I went with a Mercury out board because of Chris's marine.


----------



## Kyle 1974 (May 10, 2006)

what does one gain with a liner in a bay boat?


----------



## Titan22fisher (Jun 19, 2007)

Kyle 1974 said:


> what does one gain with a liner in a bay boat?


I think more cleaning??

As for the SCB being able to run a lower hp motor because of its efficient design would be incorrect. For a tunnel or mod tunnel you have to pack air under the hull to lift it which isn't going to happen until your flying, thats when it's efficient and fun!


----------



## shooks (May 12, 2010)

Kyle 1974 said:


> what does one gain with a liner in a bay boat?


Nothing more than a nice boat.


----------



## shooks (May 12, 2010)

Kyle 1974
I have a table at the CCA banquet in New Braunfels TX. I would like to have you as my guest. If you can make it let me know.


----------



## blackmagic (May 13, 2011)

you will be half way down in the throttle in an xtreme and be scared lol


----------



## [email protected] (Jun 25, 2005)

Titan22fisher said:


> I think more cleaning??
> 
> As for the SCB being able to run a lower hp motor because of its efficient design would be incorrect. For a tunnel or mod tunnel you have to pack air under the hull to lift it which isn't going to happen until your flying, thats when it's efficient and fun!


Not really a correct statement. With a 175 Mercury Pro XS on our SCB Stingray we can get mid 60's. Not too many 23 foot boats can get those speeds with 175 horsepower. That's enough speed to pack enough air to get the comfortable and efficient ride.


----------



## ESCB Factory (Apr 30, 2006)

We start getting effective air pack around 50 mph of air velocity through the tunnels (not water speed). So running into a 10mph headwind, around 40mph.


----------



## Biloxi24yf (Apr 21, 2011)

I have had one yellowfin 24 bay and have another one being built right now due in about 60 days. They are built to the best standards out there. They do draw a little over a foot and take a good bit more to get up but with the stepped bottom they get really good mpg . The next choice on my list was the scb topcat they are one fine rig


----------



## RedXCross (Aug 7, 2005)

Not if you know how to drive them.



blackmagic said:


> you will be half way down in the throttle in an xtreme and be scared lol


----------



## Titan22fisher (Jun 19, 2007)

[email protected] said:


> Not really a correct statement.
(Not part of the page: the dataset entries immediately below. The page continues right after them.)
int liodom_alloc_resident(liodom_handle_t* h, int n_slots) {
  if (!h || n_slots < 1) return LIODOM_ERR_INVALID_ARG;
  int rc0 = enter(h);
  if (rc0) return rc0;
  SideLocks lk(h, true, true);
  HIP_TRY(hipStreamSynchronize(h->stream_x));
  HIP_TRY(sync_odometry(h));
  h->pf_slot = -1;
  if (h->resident) { hipFree(h->resident); h->resident = nullptr; h->n_slots = 0; }
  const size_t bytes = sizeof(float4) * (size_t)h->S * (size_t)n_slots * (size_t)h->v.max_points;
  void* raw = nullptr;
  HIP_TRY(hipMalloc(&raw, bytes));
  h->resident = static_cast<float4*>(raw);
  h->n_slots = n_slots;
  return LIODOM_OK;
}

int liodom_upload_scan(liodom_handle_t* h, int stream, int slot, const float* xyzi, int64_t n) {
  int rc = check_stream(h, stream);
  if (rc) return rc;
  if (!h->resident || slot < 0 || slot >= h->n_slots || n < 0 || n > h->v.max_points) { g_last_error = "bad resident slot"; return LIODOM_ERR_INVALID_ARG; }
  SideLocks lk(h, false, true);
  float4* dst = h->resident + ((size_t)slot * h->S + stream) * (size_t)h->v.max_points;
  if (n) HIP_TRY(hipMemcpy(dst, xyzi, sizeof(float4) * (size_t)n, hipMemcpyHostToDevice));
  return LIODOM_OK;
}

int liodom_process_resident(liodom_handle_t* h, int slot, int64_t n, int height, int width,
                            double* poses_out, liodom_step_info_t* infos_out) {
  return liodom_process_resident_pipelined(h, slot, -1, n, height, width, poses_out, infos_out);
}

static int replay_one(liodom_handle_t* h, int slot, int next_slot, int64_t n, int height, int width, bool wait,
                      double* poses_out, liodom_step_info_t* infos_out, const float* next_host = nullptr, int64_t host_stride = 0);

int liodom_process_resident_pipelined(liodom_handle_t* h, int slot, int next_slot, int64_t n, int height,
                                      int width, double* poses_out, liodom_step_info_t* infos_out) {
  int rc0 = enter(h);
  if (rc0) return rc0;
  if ((rc0 = check_usable(h))) return rc0;
  SideLocks lk(h, true, true);
  if ((rc0 = tickets_idle(h))) return rc0;
  return replay_one(h, slot, next_slot, n, height, width, poses_out != nullptr || infos_out != nullptr, poses_out, infos_out);
}

int liodom_replay_resident(liodom_handle_t* h, int first_slot, int count, int ahead, int depth, int64_t n, int height, int width,
                           double* poses_out, liodom_step_info_t* infos_out) {
  int rc0 = enter(h);
  if (rc0) return rc0;
  if ((rc0 = check_usable(h))) return rc0;
  if (count < 0 || first_slot < 0 || depth < 0 || depth > 1) { g_last_error = "bad resident range / depth"; return LIODOM_ERR_INVALID_ARG; }
  SideLocks lk(h, true, true);
  if ((rc0 = tickets_idle(h))) return rc0;
  auto out_p = [&](int i) { return poses_out ? poses_out + (size_t)i * h->S * 7 : nullptr; };
  auto out_i = [&](int i) { return infos_out ? infos_out + (size_t)i * h->S : nullptr; };
  const auto t_call = std::chrono::steady_clock::now();
  h->replay_stamps.clear();
  h->replay_stamps.reserve((size_t)count);
  auto stamp = [&]() { h->replay_stamps.push_back(std::chrono::duration<double, std::micro>(std::chrono::steady_clock::now() - t_call).count()); };
  for (int i = 0; i < count; i++) {
    const int slot = first_slot + i;
    const int next = (i + 1 < count || ahead) ? slot + 1 : -1;
    if (depth == 0) {
      const int rc = replay_one(h, slot, next, n, height, width, true, out_p(i), out_i(i));
      if (rc) return rc;
      continue;
    }
    const auto t_a = std::chrono::steady_clock::now();
    int rc = replay_one(h, slot, next, n, height, width, false, nullptr, nullptr);
    if (rc) return rc;
    const auto t_b = std::chrono::steady_clock::now();
    if (i > 0) { rc = wait_pose(h, 0, h->S, out_p(i - 1), out_i(i - 1), 1); if (rc) return rc; stamp(); }
    h->replay_enq_ns += std::chrono::duration<double, std::nano>(t_b - t_a).count();
    h->replay_wait_ns += std::chrono::duration<double, std::nano>(std::chrono::steady_clock::now() - t_b).count();
    h->replay_timed++;
  }
  if (depth == 1 && count > 0) { const int rc = wait_pose(h, 0, h->S, out_p(count - 1), out_i(count - 1), 0); if (rc) return rc; stamp(); }
  return LIODOM_OK;
}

With a 175 Mercury Pro XS on our SCB Stingray we can get mid 60's. Not too many 23 foot boats can get those speeds with 175 horsepower. That's enough speed to pack enough air to get the comfortable and efficient ride.


Yes, at that speed you've got it. Didn't mean to infer that you can't get a comfortable ride or efficient ride but the design of the hull is not as conducive to low hp or slow speeds as other hull designs. I run a mod tunnel and love it. wouldn't have anything else. I'd have to guess that nearly every time you take someone out in your SCB who hasn't been in one before they remark on the smoothness of the ride, more so in a good chop.


----------



## Kyle 1974 (May 10, 2006)

shooks said:


> Kyle 1974
> I have a table at the CCA banquet in New Braunfels TX. I would like to have you as my guest. If you can make it let me know.
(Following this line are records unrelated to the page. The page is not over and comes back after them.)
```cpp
extern "C" int emsa_conv_wino2d(const EmsaConvGeom* g, const float* in, const float* u2, float* out,
                                const float* bias, float* stats, const float* scale,
                                const float* shift, const float* residual, int32_t ld_res,
                                const float* mask_src, int32_t ld_mask, int32_t act,
                                void* stream) {
  if (!emsa_conv_wino2d_supported(g)) return EMSA_E_SHAPE;
  if (!in || !u2 || !out) return EMSA_E_ARG;
  if ((scale == nullptr) != (shift == nullptr)) return EMSA_E_ARG;
  if (stats && (scale || residual || mask_src || act != EMSA_ACT_NONE)) return EMSA_E_SHAPE;
  if (act != EMSA_ACT_NONE && act != EMSA_ACT_RELU) return EMSA_E_SHAPE;
  auto al16 = [](const void* q) { return (((uintptr_t)q) & 15) == 0; };
  if (!al16(in) || !al16(u2) || !al16(out) || !al16(bias) || !al16(scale) || !al16(shift) ||
      (residual && (!al16(residual) || (ld_res & 3))) ||
      (mask_src && (!al16(mask_src) || (ld_mask & 3))))
    return EMSA_E_SHAPE;
  Wino2dArgs a;
  a.in = in; a.u = u2; a.out = out; a.bias = bias; a.stats = stats; a.scale = scale;
  a.shift = shift; a.residual = residual; a.mask_src = mask_src;
  a.ld_out = g->ld_out; a.ld_res = ld_res; a.ld_mask = ld_mask; a.act = act;
  a.H = g->out_h; a.W = g->out_w;
  a.TH = (a.H + 1) / 2; a.TW = (a.W + 1) / 2;
  const long mtl = (long)g->n_img * a.TH * a.TW;
  {
    const long px = (long)g->n_img * a.H * a.W, lim = 1L << 29;
    if (px * g->ld_out >= lim || (residual && px * ld_res >= lim) ||
        (mask_src && px * ld_mask >= lim))
      return EMSA_E_SHAPE;
  }
  a.MT = (int)mtl;
  a.k_ch = g->k_ch; a.n_ch = g->n_ch;
  a.in_simg = (int)g->in_img_stride; a.in_srow = (int)g->in_row_stride; a.in_spx = g->in_px_stride;
  const int nt = g->n_ch % 64 == 0 ? 2 : 1;
  const int wn = 32 * nt;
  a.tiles_m = (a.MT + kTiles - 1) / kTiles;
  a.tiles_n = (g->n_ch + wn - 1) / wn;
  a.ksteps = (g->k_ch + kK2 - 1) / kK2;
  a.in_bytes = (uint32_t)((size_t)g->n_img * g->in_img_stride * sizeof(float));
  a.u_bytes = (uint32_t)((size_t)16 * a.ksteps * kK2 * g->n_ch * sizeof(float));
  magic2((uint32_t)a.TW, a.mul_tw, a.sh_tw);
  magic2((uint32_t)a.TH, a.mul_th, a.sh_th);
  const size_t lds_main = (size_t)(16 * kTiles + 16 * wn) * kK2 * sizeof(float);
  const size_t lds_epi = (size_t)4 * kTiles * (wn + 4) * sizeof(float);
  const size_t lds = lds_main > lds_epi ? lds_main : lds_epi;
  const double flops = 2.0 * g->n_img * a.H * a.W * (double)g->k_ch * g->n_ch * 9.0;
  const int ps = emsa_prof_begin(kProfClassWino3x3, flops, (hipStream_t)stream);
  if (nt == 2)
    hipLaunchKernelGGL((conv_wino2d_kernel<2>), dim3(a.tiles_m * a.tiles_n), dim3(256), lds,
                       (hipStream_t)stream, a);
  else
    hipLaunchKernelGGL((conv_wino2d_kernel<1>), dim3(a.tiles_m * a.tiles_n), dim3(256), lds,
                       (hipStream_t)stream, a);
  emsa_prof_end(ps, (hipStream_t)stream);
  return emsa_launch_status();
}
```

include/emsanet_hip.h:

```cpp
#ifndef EMSANET_HIP_H
#define EMSANET_HIP_H

#include <stdint.h>

#ifdef __cplusplus
extern "C" {
#endif

#define EMSA_OK 0
#define EMSA_E_SHAPE (-1)
#define EMSA_E_ARG (-2)
#define EMSA_E_LAUNCH (-3)

#define EMSA_ACT_NONE 0
#define EMSA_ACT_RELU 1

#define EMSA_DT_F32 0
#define EMSA_DT_BF16 1
#define EMSA_DT_F16 2

const char* emsa_arch(void);
int emsa_version(void);
int emsa_set_batch_invariant(int on);

// ... 4 lines not shown
  int32_t k_ch;
  int32_t n_ch;
  int32_t kh, kw;
  int32_t mul_h, off_h, step_h, div_h;
  int32_t mul_w, off_w, step_w, div_w;
  int64_t in_img_stride, in_row_stride;
  int32_t in_px_stride;
  int32_t ld_out;
  int32_t out_pix_img, out_pix_row, out_pix_px, out_pix_off;
} EmsaConvGeom;

int emsa_conv_igemm(const EmsaConvGeom* g, const float* in, const float* w, float* out,
                    const float* bias, float* stats, const float* scale, const float* shift,
                    const float* residual, int32_t ld_res, const float* mask_src,
                    int32_t ld_mask, int32_t act, void* stream);
int emsa_conv_stats_rows(const EmsaConvGeom* g);

int64_t emsa_conv_wgrad_ws_bytes(const EmsaConvGeom* g);
int emsa_conv_wgrad(const EmsaConvGeom* g, const float* in, const float* dout, float* dw,
                    float* dbias, float* ws, void* stream);

int emsa_conv1d_wino_supported(const EmsaConvGeom* g);
int emsa_conv1d_wino_stats_rows(const EmsaConvGeom* g);
int64_t emsa_conv_relu_bits_words(int64_t pixels, int32_t n_ch);
int emsa_conv1d_wino(const EmsaConvGeom* g, const float* in, const float* u, float* out,
                     const float* bias, float* stats, const float* scale, const float* shift,
                     const float* residual, int32_t ld_res, const float* mask_src,
                     int32_t ld_mask, int32_t act, const uint64_t* mask_bits,
                     uint64_t* relu_bits, void* stream);
int emsa_conv1d_wino_bnb(const EmsaConvGeom* g, const float* dy, const float* u, float* out,
                         const float* residual, int32_t ld_res, const float* t, int32_t ld_t,
                         const float* bn_scale, const float* bn_shift, const float* bn_mean,
                         const float* bn_invstd, float* partial, int32_t rows_alloc, void* stream);
int emsa_conv1d_wino_resmask_supported(const EmsaConvGeom* g, int32_t ld_res);
int emsa_conv1d_wino_resmask(const EmsaConvGeom* g, const float* dy, const float* u, float* out,
                             const float* residual, int32_t ld_res, const uint64_t* res_bits,
                             void* stream);
int emsa_conv1d_wino_inbn(const EmsaConvGeom* g, const float* in, const float* u, float* out,
                          const float* bias, float* stats, const float* in_scale,
                          const float* in_shift, int32_t act, uint64_t* relu_bits, void* stream);
int emsa_conv_wgrad_inbn(const EmsaConvGeom* g, const float* in, const float* dout, float* dw,
                         float* dbias, float* ws, const float* in_scale, const float* in_shift,
                         void* stream);
int emsa_pack_wino(const float* w_oihw, float* u, float* u_dgrad, int32_t cout, int32_t cin,
                   int32_t rows, void* stream);
int emsa_pack_wino_packed(const float* w_packed, float* u, int32_t n_ch, int32_t k_ch,
                          int32_t rows, int32_t flip, void* stream);
int emsa_conv_wino2d_supported(const EmsaConvGeom* g);
int emsa_conv_wino2d_stats_rows(const EmsaConvGeom* g);
int emsa_conv_wino2d(const EmsaConvGeom* g, const float* in, const float* u2, float* out,
                     const float* bias, float* stats, const float* scale, const float* shift,
                     const float* residual, int32_t ld_res, const float* mask_src,
                     int32_t ld_mask, int32_t act, void* stream);
int emsa_conv_wgrad_wino2d_supported(int32_t dtype, const EmsaConvGeom* g);
int64_t emsa_conv_wgrad_wino2d_ws_bytes(int32_t dtype, const EmsaConvGeom* g);
int emsa_conv_wgrad_wino2d_split_steps(int32_t dtype, const EmsaConvGeom* g);
int emsa_conv_wgrad_wino2d(int32_t dtype, const EmsaConvGeom* g, const void* in, const void* dout,
                           float* dw, float* dbias, float* ws, int32_t packed, void* stream);
int emsa_pack_wino2d(const float* w_oihw, float* u, float* u_dgrad, int32_t cout, int32_t cin,
                     void* stream);
int emsa_pack_wino2d_packed(const float* w_packed, float* u, int32_t n_ch, int32_t k_ch,
                            int32_t flip, void* stream);
typedef struct EmsaPackJob {
  const float* src;
  float* dst0;
  float* dst1;
  int32_t cout, cin, kh, kw;
  int32_t kind;
  int32_t first_block;
  int32_t cout_total, cout_off, cin_total, cin_off;
} EmsaPackJob;
int emsa_pack_batch(const EmsaPackJob* jobs_device, int32_t n_jobs, int32_t total_blocks,
                    void* stream);

int emsa_pack_weight_fwd(const float* w_oihw, float* w_packed, int32_t cout, int32_t cin,
                         int32_t kh, int32_t kw, int32_t cout_total, int32_t cout_off,
                         int32_t cin_total, int32_t cin_off,
                         void* stream);
int emsa_pack_weight_dgrad(const float* w_oihw, float* w_packed, int32_t cout, int32_t cin,
                           int32_t kh, int32_t kw, int32_t cout_total, int32_t cout_off,
                           int32_t cin_total, int32_t cin_off,
                           void* stream);
int emsa_pack_weight_pair(const float* w_oihw, float* w_packed_fwd, float* w_packed_dgrad,
                          int32_t cout, int32_t cin, int32_t kh, int32_t kw, void* stream);
int emsa_unpack_wgrad(const float* dw_packed, float* dw_oihw, int32_t cout, int32_t cin,
                      int32_t kh, int32_t kw, int32_t cout_total, int32_t cout_off,
                      int32_t cin_total, int32_t cin_off,
                      void* stream);
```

thanks for the offer shooks, but I will be in POC that weekend. sending a friend of to his doom (marraige). :rotfl:


----------



## trouthammer (Jan 24, 2009)

Titan22fisher said:


> I think more cleaning??
> 
> As for the SCB being able to run a lower hp motor because of its efficient design would be incorrect. For a tunnel or mod tunnel you have to pack air under the hull to lift it which isn't going to happen until your flying, thats when it's efficient and fun!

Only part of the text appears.